■ WHAT IS NEEDED
For the string "MsmEntry", work out how many lines of the data contain it and give that number with nothing added.

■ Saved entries
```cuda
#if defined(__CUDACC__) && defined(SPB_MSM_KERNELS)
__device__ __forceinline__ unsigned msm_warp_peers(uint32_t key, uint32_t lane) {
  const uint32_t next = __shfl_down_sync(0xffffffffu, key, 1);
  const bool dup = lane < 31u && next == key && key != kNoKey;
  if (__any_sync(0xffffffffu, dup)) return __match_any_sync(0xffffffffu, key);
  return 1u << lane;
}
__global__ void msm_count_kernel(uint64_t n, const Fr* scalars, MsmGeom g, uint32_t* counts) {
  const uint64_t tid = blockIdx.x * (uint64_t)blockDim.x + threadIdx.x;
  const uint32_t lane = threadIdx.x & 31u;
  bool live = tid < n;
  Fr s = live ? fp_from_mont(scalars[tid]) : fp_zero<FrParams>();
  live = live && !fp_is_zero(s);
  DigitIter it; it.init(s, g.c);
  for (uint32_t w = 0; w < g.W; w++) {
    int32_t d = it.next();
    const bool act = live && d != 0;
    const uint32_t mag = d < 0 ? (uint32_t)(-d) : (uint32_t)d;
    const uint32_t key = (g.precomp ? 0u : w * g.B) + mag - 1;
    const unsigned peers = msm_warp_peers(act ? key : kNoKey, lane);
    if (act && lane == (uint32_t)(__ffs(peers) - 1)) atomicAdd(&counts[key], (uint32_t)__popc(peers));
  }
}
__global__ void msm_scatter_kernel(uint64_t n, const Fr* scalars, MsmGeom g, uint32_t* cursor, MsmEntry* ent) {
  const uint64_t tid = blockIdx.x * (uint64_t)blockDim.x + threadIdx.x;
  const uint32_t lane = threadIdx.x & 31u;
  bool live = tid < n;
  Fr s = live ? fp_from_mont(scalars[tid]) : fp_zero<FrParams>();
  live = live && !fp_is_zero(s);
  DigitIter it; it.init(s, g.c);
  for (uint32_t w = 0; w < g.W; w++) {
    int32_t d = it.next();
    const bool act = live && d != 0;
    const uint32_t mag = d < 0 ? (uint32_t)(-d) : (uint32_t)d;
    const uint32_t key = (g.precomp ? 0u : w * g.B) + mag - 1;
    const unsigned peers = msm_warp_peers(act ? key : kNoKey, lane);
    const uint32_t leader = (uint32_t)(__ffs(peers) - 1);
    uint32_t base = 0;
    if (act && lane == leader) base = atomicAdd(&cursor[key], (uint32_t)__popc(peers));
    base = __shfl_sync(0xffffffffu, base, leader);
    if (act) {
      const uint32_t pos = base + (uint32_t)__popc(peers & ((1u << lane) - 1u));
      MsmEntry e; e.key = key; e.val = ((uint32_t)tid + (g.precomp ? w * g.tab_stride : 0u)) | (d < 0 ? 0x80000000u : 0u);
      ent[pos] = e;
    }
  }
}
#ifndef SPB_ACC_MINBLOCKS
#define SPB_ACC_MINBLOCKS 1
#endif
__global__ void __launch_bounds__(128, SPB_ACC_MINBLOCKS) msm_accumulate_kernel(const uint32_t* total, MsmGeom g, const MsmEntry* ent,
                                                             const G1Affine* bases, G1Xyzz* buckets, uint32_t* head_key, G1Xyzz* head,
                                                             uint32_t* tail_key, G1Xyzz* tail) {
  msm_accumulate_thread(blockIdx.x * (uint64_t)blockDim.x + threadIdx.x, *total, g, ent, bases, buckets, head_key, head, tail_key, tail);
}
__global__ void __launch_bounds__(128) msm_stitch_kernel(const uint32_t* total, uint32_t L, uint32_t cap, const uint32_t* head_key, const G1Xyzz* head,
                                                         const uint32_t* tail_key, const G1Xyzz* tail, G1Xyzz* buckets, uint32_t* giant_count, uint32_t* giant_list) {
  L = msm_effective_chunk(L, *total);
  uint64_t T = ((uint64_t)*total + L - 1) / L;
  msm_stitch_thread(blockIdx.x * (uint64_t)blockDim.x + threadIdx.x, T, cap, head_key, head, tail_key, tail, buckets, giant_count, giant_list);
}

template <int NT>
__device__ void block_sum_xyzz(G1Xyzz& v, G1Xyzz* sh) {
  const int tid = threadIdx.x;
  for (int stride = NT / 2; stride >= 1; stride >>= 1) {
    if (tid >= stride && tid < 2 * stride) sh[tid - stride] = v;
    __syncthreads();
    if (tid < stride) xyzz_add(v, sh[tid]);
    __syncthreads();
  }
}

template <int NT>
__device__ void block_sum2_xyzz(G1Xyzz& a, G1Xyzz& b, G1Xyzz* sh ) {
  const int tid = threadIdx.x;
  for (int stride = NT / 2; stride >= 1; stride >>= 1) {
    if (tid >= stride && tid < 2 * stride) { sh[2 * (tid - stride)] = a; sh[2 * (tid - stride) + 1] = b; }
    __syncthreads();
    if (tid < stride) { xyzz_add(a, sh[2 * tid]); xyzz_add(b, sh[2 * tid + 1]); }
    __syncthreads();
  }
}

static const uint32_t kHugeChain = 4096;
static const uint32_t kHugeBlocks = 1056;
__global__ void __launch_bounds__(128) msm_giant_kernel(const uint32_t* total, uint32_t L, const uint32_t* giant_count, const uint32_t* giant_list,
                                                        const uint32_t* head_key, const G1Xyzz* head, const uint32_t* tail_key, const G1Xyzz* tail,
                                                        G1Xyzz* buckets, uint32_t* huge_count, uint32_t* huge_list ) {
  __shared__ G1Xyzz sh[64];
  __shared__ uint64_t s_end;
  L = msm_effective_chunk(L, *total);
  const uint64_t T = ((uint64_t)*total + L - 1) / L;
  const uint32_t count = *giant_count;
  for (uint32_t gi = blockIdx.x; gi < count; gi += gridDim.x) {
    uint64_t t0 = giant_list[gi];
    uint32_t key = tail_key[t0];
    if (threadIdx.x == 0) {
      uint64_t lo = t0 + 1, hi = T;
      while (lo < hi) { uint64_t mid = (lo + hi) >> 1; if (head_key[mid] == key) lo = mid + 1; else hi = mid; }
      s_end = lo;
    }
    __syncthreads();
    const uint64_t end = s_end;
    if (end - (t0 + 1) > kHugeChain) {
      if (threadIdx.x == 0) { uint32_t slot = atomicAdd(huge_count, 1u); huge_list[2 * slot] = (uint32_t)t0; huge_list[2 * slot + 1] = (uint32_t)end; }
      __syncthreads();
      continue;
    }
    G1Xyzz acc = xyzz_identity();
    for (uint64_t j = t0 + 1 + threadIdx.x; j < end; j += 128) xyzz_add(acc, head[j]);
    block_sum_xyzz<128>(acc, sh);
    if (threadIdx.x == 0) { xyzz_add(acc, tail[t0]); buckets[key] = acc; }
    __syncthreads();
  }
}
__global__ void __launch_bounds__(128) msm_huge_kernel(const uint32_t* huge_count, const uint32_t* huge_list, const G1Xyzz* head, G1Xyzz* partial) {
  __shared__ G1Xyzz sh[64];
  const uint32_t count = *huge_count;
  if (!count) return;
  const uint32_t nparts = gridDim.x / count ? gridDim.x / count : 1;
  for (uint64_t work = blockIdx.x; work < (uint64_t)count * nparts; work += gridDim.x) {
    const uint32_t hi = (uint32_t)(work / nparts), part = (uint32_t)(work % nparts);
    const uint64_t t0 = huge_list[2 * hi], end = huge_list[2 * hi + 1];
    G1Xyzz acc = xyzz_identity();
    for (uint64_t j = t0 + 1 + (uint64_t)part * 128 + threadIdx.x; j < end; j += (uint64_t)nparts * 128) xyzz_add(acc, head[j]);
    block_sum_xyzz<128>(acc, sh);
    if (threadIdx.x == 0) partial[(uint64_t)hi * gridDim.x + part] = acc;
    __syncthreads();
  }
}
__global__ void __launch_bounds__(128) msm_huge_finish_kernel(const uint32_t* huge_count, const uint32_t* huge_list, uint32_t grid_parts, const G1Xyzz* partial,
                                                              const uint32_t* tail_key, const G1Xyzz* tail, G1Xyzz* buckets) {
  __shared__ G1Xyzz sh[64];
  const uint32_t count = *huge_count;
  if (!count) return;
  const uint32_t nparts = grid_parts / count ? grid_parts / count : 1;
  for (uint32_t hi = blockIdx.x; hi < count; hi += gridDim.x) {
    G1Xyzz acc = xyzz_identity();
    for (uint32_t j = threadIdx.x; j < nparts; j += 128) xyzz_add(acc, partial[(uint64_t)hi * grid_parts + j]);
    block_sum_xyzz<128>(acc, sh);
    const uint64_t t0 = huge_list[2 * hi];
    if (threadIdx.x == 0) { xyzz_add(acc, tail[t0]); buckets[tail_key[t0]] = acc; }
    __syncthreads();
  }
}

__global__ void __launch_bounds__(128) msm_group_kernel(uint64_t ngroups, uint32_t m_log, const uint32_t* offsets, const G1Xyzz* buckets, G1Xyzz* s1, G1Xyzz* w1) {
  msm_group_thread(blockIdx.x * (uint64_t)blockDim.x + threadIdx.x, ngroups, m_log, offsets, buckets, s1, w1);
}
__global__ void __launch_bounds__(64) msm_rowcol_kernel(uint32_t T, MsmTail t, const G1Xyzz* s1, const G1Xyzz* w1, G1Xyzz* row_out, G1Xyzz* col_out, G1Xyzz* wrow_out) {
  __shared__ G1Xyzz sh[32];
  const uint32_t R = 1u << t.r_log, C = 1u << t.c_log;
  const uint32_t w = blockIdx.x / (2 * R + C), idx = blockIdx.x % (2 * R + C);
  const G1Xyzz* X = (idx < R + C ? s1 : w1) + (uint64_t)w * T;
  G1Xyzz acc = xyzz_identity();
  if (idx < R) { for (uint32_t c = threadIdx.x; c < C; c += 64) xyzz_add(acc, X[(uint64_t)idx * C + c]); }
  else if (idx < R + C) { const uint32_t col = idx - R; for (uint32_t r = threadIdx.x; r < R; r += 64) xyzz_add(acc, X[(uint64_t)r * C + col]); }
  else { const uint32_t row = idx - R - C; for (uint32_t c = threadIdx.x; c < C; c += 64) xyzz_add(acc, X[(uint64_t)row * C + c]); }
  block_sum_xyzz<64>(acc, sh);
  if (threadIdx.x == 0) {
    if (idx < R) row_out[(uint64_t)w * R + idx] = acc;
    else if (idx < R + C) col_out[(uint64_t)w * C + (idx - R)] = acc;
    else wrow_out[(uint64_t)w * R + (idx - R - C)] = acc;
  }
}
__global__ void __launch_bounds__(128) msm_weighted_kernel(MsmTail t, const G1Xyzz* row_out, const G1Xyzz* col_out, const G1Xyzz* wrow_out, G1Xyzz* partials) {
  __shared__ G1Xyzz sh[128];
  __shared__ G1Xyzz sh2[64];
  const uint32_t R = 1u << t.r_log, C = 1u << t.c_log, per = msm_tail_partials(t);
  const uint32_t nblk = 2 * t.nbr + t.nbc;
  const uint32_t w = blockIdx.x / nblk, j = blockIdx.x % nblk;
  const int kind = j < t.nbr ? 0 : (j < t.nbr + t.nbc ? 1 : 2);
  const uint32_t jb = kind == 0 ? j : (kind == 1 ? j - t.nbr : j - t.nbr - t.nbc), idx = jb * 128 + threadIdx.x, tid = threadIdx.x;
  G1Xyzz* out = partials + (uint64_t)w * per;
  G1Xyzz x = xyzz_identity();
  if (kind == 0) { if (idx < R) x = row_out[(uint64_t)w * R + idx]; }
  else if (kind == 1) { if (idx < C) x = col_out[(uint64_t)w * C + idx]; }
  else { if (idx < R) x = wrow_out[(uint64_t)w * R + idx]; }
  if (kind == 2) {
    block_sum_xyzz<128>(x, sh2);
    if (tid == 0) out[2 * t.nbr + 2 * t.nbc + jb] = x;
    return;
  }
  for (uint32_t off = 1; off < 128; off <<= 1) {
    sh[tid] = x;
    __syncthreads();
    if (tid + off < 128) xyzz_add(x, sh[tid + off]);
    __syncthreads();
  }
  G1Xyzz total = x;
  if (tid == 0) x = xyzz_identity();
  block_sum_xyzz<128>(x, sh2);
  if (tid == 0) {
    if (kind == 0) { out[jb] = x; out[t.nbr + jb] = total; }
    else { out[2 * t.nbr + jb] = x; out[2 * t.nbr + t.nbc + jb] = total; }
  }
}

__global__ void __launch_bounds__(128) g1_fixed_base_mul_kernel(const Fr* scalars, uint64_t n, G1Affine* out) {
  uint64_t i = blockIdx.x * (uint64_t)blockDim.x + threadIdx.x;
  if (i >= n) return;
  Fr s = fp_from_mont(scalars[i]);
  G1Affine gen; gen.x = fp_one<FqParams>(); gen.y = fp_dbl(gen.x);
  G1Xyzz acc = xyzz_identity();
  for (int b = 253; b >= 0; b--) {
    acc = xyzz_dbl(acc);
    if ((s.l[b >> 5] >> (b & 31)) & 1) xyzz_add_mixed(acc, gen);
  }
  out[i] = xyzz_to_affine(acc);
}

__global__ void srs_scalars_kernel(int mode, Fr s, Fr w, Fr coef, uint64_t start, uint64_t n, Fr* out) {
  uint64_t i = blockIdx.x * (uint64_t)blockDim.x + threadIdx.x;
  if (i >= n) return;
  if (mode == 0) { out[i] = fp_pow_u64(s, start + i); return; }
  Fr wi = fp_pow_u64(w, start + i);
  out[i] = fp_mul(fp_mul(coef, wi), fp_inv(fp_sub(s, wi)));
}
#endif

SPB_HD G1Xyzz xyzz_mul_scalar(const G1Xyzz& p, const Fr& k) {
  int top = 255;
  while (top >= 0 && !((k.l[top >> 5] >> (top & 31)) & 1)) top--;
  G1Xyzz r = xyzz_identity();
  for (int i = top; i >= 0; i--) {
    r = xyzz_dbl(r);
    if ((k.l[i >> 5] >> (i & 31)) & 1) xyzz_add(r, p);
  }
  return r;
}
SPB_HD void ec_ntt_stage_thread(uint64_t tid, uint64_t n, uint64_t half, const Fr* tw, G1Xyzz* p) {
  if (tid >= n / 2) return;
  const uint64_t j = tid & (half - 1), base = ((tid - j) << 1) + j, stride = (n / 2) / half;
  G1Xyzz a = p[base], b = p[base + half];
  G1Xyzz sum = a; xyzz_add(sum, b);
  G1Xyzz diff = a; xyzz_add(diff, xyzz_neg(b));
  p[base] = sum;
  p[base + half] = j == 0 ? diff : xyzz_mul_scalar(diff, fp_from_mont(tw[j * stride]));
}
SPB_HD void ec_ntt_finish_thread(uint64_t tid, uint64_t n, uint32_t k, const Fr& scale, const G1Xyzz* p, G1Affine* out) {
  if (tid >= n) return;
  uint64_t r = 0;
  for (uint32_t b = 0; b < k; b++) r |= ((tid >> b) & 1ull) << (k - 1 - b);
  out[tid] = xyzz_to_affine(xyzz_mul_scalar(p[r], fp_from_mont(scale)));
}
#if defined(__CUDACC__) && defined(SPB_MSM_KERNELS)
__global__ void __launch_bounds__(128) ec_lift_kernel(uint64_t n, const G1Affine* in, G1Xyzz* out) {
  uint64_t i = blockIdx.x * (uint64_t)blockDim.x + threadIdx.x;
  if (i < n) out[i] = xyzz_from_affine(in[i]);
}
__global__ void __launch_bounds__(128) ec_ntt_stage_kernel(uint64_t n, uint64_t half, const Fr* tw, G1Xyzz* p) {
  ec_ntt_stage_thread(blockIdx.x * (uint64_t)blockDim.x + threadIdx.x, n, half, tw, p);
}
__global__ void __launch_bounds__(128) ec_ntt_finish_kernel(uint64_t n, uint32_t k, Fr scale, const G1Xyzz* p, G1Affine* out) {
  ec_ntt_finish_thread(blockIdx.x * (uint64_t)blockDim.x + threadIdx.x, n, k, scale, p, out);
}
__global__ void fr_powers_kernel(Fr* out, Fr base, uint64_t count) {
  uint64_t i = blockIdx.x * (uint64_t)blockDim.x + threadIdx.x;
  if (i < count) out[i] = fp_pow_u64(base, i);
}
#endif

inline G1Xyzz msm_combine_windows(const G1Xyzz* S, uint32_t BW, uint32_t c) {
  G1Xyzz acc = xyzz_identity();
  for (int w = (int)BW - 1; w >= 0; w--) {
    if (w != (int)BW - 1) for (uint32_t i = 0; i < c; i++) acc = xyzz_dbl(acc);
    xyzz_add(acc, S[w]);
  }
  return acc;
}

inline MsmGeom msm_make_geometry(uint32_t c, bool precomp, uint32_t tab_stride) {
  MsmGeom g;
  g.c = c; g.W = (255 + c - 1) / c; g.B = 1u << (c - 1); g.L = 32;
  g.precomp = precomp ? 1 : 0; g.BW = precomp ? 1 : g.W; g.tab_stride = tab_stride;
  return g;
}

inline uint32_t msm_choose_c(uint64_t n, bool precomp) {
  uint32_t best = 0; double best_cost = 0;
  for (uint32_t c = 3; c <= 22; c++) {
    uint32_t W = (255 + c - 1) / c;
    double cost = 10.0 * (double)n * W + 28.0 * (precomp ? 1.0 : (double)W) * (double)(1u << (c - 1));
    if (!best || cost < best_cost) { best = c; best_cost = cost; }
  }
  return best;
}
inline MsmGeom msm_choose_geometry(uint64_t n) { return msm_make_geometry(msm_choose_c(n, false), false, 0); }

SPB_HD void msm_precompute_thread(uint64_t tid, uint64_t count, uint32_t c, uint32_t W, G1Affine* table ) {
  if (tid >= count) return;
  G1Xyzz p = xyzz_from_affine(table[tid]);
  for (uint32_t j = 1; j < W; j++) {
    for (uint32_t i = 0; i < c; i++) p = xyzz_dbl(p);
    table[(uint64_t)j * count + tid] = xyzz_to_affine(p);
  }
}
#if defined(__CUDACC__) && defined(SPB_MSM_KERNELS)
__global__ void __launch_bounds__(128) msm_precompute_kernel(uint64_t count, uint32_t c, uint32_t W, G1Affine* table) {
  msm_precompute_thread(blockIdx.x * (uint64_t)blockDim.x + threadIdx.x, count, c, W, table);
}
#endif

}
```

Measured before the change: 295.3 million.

■ TASK RESULT
3